### TASK INSTRUCTIONS
Working from the entries below, count every line that includes the word "MatchPair". Return the figure alone.

+++ MATERIAL SUPPLIED

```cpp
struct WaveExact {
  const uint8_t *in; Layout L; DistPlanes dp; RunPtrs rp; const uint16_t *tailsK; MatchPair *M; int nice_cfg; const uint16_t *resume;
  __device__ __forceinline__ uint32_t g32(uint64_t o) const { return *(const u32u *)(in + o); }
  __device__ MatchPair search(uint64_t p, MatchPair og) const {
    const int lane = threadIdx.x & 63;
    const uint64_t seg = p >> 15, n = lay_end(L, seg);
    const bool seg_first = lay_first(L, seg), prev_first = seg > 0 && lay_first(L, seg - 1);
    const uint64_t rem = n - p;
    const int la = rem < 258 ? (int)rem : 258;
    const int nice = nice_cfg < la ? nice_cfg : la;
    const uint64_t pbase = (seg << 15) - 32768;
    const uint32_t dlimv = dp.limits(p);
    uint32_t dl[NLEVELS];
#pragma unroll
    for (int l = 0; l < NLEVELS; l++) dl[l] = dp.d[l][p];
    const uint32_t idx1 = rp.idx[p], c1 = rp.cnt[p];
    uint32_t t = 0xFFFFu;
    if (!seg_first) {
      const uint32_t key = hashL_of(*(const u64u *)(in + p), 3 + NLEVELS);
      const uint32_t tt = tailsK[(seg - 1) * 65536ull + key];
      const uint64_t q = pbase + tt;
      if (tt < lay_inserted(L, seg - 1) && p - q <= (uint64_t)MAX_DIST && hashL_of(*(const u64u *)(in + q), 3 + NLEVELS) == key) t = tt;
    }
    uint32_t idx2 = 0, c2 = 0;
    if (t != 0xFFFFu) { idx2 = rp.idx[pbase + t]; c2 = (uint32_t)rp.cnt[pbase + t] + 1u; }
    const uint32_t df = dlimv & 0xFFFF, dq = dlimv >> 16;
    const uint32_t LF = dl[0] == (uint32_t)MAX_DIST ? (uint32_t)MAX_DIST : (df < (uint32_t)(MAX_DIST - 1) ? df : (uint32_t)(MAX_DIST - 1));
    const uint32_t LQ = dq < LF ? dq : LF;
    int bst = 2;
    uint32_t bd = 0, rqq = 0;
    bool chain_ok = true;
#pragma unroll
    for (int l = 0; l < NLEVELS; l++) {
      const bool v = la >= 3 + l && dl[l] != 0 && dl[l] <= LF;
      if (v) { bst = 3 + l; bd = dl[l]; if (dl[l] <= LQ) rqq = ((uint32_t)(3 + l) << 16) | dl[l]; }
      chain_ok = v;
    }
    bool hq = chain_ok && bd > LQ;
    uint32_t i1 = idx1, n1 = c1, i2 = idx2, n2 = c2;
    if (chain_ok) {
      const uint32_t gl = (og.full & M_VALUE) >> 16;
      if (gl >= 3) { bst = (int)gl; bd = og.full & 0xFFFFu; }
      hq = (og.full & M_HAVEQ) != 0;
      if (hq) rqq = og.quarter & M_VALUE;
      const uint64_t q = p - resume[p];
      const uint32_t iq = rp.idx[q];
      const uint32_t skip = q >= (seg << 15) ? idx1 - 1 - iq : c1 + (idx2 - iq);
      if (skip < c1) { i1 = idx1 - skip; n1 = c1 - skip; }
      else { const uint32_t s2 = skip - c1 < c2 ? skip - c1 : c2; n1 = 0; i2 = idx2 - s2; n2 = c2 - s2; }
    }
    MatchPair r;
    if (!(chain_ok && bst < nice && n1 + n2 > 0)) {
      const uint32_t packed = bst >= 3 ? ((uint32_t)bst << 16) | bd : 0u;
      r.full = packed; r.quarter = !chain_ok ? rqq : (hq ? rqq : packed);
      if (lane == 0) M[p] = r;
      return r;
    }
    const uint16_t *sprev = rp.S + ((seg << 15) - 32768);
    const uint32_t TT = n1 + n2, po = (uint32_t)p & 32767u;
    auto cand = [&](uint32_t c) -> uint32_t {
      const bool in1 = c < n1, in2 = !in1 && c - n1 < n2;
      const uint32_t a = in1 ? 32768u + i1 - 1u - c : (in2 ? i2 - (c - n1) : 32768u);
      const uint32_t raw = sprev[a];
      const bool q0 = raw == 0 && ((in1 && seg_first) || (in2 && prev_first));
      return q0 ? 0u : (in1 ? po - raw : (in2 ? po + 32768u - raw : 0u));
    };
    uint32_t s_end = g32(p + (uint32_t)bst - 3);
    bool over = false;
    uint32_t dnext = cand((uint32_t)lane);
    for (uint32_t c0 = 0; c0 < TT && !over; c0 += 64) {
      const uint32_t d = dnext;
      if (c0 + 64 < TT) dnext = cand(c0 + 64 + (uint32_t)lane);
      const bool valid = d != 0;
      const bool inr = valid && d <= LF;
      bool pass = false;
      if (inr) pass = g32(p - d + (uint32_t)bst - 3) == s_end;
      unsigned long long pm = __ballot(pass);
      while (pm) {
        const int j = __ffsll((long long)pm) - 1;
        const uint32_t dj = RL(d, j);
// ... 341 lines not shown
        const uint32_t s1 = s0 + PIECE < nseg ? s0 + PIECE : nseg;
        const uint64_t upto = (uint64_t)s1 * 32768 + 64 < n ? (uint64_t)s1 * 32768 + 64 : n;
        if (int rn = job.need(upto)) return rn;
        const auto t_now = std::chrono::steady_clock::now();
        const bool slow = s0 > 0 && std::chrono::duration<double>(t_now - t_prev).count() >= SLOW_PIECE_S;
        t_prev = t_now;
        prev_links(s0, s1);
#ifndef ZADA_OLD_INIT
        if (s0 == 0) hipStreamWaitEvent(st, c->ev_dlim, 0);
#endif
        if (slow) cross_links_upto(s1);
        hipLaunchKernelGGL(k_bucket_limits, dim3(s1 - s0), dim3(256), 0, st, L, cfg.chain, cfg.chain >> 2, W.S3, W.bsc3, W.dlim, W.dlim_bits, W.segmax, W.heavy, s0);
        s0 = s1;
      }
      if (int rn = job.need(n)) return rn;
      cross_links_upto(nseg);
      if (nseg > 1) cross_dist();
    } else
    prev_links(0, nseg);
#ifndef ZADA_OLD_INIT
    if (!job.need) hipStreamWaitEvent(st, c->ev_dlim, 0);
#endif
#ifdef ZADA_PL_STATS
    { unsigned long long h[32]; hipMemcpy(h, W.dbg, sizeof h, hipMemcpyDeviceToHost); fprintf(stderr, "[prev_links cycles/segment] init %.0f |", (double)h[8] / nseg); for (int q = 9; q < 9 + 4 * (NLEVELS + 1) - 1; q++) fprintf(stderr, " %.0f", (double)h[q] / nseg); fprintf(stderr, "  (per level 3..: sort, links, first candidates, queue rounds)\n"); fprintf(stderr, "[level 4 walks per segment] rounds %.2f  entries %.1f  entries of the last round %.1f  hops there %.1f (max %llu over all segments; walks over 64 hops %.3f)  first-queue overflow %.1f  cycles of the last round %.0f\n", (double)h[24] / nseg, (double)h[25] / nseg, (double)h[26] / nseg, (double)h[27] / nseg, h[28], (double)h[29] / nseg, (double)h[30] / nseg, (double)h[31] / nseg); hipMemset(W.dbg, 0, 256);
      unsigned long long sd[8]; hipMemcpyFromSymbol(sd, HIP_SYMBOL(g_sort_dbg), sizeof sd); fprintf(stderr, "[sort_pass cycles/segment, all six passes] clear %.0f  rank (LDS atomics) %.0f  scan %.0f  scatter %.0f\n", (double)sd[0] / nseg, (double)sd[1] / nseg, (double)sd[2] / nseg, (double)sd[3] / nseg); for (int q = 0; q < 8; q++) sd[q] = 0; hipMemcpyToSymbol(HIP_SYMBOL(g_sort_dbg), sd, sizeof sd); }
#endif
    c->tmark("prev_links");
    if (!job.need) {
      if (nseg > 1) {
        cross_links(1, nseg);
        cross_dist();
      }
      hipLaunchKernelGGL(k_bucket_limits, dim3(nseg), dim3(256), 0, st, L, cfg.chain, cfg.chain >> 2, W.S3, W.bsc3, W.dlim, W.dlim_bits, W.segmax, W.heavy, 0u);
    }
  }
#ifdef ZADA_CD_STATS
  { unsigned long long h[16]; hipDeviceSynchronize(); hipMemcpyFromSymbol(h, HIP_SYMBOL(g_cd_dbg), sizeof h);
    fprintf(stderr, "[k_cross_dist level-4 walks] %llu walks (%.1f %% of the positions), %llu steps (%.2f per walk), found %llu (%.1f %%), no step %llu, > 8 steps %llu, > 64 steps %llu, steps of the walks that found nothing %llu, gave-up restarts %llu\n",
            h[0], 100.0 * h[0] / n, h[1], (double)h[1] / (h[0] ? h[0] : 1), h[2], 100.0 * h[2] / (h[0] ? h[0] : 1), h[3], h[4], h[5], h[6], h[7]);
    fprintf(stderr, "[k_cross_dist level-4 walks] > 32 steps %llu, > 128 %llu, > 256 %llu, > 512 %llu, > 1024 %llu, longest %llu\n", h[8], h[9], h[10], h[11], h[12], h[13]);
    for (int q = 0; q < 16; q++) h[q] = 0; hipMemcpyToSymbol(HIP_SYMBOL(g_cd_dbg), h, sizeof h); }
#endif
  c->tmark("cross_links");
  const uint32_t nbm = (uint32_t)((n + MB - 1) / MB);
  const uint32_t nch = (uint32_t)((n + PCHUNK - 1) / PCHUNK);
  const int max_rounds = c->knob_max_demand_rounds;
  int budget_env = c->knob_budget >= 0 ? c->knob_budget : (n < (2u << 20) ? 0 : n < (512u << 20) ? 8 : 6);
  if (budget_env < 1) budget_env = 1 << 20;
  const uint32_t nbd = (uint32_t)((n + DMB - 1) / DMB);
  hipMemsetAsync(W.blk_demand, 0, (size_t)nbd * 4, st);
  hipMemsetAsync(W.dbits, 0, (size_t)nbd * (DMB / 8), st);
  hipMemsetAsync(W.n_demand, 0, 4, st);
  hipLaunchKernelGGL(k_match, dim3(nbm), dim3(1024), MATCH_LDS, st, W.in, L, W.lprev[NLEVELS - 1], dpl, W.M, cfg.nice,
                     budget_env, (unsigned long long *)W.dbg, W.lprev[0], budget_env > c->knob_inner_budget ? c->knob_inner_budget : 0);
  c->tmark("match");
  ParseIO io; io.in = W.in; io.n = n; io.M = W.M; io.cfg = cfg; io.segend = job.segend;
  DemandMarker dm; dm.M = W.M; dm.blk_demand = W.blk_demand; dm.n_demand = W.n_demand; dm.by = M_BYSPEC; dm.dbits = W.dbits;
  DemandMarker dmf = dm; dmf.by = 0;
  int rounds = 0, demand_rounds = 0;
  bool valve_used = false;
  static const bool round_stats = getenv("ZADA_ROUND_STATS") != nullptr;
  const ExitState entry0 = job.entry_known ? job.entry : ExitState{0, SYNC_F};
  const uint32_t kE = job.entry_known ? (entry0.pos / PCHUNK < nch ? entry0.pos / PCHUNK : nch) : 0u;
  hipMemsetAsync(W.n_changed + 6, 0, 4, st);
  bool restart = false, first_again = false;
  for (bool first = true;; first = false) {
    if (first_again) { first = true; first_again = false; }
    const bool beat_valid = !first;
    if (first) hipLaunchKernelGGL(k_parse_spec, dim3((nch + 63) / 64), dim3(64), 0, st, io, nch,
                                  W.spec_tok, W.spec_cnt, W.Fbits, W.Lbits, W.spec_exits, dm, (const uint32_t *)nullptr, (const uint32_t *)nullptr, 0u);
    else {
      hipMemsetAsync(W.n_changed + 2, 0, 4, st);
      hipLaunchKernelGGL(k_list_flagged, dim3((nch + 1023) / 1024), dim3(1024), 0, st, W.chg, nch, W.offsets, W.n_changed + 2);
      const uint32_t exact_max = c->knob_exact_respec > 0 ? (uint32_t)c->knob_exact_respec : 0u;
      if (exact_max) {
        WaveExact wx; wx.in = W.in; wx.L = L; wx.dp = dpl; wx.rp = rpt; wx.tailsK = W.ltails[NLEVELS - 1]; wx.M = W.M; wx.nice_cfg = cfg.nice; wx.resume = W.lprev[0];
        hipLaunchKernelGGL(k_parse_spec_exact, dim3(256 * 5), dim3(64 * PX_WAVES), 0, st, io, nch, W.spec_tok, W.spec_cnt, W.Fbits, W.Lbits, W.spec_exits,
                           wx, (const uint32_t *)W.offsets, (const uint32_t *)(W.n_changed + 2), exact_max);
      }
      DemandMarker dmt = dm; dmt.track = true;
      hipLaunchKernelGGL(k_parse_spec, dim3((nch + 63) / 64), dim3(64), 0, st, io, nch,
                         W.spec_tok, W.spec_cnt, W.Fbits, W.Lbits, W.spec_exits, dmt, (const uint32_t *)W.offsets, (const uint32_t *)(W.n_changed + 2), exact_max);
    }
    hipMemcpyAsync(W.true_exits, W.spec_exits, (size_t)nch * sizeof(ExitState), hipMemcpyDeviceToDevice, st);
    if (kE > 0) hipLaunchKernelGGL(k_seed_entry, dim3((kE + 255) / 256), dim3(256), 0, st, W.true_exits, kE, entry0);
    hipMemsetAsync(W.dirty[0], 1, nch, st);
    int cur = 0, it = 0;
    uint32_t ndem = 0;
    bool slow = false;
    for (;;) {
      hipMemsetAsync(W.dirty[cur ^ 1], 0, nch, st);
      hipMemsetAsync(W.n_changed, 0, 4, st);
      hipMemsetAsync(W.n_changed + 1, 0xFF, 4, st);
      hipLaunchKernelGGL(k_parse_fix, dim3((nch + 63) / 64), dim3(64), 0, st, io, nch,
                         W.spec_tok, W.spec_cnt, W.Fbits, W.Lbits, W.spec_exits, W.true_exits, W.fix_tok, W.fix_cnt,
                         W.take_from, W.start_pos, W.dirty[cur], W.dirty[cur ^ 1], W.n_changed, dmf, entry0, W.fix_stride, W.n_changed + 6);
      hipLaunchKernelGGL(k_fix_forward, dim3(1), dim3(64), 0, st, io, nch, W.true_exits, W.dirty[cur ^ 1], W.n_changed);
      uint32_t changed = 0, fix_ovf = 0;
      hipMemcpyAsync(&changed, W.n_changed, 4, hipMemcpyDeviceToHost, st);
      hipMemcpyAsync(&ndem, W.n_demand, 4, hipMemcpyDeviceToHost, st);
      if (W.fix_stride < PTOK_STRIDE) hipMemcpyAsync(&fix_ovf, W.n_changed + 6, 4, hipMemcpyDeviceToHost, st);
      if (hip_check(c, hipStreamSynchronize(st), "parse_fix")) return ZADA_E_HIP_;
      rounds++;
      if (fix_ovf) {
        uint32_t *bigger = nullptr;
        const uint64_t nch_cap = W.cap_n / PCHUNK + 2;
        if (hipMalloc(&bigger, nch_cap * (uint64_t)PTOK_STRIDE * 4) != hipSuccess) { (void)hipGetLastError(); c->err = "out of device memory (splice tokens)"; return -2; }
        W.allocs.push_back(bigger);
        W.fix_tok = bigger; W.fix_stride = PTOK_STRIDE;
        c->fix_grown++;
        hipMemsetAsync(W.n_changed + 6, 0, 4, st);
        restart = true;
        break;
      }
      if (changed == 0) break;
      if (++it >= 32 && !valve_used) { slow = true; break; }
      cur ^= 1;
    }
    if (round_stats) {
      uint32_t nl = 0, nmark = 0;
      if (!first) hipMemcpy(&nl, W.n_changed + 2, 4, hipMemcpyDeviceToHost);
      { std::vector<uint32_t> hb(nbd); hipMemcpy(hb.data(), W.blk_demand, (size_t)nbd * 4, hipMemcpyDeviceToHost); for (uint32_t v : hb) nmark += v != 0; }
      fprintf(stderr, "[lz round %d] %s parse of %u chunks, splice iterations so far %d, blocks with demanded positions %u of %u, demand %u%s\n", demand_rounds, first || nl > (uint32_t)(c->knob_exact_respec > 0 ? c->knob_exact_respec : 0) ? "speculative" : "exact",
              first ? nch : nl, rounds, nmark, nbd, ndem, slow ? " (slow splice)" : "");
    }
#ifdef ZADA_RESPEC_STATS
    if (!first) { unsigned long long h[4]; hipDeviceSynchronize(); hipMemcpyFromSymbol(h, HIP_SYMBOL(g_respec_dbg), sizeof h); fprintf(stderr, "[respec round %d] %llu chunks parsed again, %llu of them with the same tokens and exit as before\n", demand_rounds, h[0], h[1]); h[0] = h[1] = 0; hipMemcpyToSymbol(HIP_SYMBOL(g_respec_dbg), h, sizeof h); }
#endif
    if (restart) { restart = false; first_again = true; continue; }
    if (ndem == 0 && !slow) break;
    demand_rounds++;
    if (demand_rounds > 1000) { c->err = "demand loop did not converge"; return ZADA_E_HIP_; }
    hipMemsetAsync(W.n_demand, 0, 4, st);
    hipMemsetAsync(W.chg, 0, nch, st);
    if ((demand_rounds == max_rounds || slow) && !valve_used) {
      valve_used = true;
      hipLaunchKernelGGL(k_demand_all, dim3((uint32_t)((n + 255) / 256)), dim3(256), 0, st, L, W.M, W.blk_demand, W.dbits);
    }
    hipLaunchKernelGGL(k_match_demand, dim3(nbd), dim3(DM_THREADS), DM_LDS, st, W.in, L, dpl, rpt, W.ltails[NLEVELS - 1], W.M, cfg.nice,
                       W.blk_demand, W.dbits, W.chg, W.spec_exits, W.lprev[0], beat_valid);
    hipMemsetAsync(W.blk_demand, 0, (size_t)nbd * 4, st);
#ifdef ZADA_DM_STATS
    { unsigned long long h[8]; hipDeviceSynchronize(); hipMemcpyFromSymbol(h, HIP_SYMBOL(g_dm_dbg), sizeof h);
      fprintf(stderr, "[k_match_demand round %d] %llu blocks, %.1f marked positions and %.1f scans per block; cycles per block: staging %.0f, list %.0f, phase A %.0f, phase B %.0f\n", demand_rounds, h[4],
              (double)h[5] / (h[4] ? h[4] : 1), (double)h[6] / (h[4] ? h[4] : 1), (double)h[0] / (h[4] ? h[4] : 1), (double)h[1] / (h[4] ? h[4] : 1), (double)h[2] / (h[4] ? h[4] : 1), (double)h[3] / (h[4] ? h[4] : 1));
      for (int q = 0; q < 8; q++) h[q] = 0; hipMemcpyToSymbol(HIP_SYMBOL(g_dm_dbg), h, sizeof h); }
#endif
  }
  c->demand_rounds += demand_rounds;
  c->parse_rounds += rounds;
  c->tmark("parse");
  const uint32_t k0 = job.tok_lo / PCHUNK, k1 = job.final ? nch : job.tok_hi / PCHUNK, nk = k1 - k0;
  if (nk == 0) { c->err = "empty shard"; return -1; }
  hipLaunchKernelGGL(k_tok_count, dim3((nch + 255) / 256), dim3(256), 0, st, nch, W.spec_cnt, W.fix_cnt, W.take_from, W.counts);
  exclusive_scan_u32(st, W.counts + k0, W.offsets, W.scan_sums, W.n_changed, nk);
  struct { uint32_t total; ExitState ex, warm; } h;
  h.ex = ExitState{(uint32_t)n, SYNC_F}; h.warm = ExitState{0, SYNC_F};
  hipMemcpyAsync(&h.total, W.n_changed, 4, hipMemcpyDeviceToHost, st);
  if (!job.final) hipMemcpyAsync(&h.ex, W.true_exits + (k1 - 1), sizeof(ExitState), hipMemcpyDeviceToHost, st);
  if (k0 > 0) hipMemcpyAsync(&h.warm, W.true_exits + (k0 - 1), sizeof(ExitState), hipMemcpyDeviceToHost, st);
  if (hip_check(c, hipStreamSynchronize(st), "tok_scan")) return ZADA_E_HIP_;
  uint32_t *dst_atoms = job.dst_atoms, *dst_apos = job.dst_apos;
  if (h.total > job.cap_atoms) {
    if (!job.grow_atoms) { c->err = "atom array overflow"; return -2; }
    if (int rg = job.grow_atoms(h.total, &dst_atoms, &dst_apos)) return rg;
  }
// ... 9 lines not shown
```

++++++
+++ MATERIAL SUPPLIED

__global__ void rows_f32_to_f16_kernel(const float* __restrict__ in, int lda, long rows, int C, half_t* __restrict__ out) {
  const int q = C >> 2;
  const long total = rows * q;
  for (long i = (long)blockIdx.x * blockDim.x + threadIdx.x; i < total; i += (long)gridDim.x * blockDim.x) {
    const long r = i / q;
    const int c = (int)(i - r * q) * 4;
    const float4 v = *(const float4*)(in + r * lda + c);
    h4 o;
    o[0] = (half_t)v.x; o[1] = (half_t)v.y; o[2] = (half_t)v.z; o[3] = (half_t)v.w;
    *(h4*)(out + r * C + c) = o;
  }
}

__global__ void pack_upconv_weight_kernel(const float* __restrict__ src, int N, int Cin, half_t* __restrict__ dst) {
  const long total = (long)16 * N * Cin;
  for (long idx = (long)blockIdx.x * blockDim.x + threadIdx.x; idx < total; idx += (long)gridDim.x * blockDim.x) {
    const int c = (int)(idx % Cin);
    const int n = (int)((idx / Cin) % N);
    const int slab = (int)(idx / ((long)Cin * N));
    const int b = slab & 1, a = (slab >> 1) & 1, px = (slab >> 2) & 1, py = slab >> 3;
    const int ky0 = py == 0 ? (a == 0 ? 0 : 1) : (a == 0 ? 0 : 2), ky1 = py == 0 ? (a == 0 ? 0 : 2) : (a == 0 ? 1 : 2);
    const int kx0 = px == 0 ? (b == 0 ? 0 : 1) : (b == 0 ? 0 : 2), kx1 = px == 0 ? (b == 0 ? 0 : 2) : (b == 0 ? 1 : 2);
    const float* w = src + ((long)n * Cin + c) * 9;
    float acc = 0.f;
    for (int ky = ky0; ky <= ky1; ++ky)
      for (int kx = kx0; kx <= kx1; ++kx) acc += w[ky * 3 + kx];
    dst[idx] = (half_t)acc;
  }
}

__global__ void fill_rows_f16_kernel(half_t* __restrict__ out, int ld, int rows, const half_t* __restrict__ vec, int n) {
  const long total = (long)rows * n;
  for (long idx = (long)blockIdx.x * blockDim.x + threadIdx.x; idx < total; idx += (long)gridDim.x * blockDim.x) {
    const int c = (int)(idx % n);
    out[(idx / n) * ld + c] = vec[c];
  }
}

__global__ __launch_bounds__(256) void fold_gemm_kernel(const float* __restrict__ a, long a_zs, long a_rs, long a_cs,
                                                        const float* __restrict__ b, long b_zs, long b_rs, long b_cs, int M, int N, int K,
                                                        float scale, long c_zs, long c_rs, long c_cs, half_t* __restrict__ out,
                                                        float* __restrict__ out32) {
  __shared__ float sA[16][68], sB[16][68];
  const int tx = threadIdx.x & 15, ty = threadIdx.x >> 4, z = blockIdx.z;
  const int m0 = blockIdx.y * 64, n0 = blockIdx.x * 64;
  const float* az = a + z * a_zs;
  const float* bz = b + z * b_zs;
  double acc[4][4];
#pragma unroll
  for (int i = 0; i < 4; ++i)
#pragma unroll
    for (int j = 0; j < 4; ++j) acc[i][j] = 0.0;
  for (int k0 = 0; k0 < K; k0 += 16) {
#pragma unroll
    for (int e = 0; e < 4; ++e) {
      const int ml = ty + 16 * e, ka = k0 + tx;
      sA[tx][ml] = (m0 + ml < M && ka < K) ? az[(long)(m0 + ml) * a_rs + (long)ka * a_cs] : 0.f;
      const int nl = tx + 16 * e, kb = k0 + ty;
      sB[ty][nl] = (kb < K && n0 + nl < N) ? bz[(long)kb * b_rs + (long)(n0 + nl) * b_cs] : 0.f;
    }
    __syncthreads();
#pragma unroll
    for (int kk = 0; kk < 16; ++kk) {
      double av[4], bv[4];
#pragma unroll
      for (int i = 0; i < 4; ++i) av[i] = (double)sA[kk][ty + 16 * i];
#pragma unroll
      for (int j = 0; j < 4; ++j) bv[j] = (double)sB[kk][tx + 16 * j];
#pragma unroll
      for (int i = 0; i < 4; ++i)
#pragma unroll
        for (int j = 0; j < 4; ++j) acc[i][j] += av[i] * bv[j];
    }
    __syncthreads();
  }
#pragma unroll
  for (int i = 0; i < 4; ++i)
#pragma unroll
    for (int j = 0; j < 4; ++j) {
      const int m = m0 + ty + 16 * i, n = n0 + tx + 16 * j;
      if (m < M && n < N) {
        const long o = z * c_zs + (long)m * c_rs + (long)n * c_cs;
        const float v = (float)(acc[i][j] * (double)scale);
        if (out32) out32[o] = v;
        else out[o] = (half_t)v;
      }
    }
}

++++++

### ANSWER BOX
3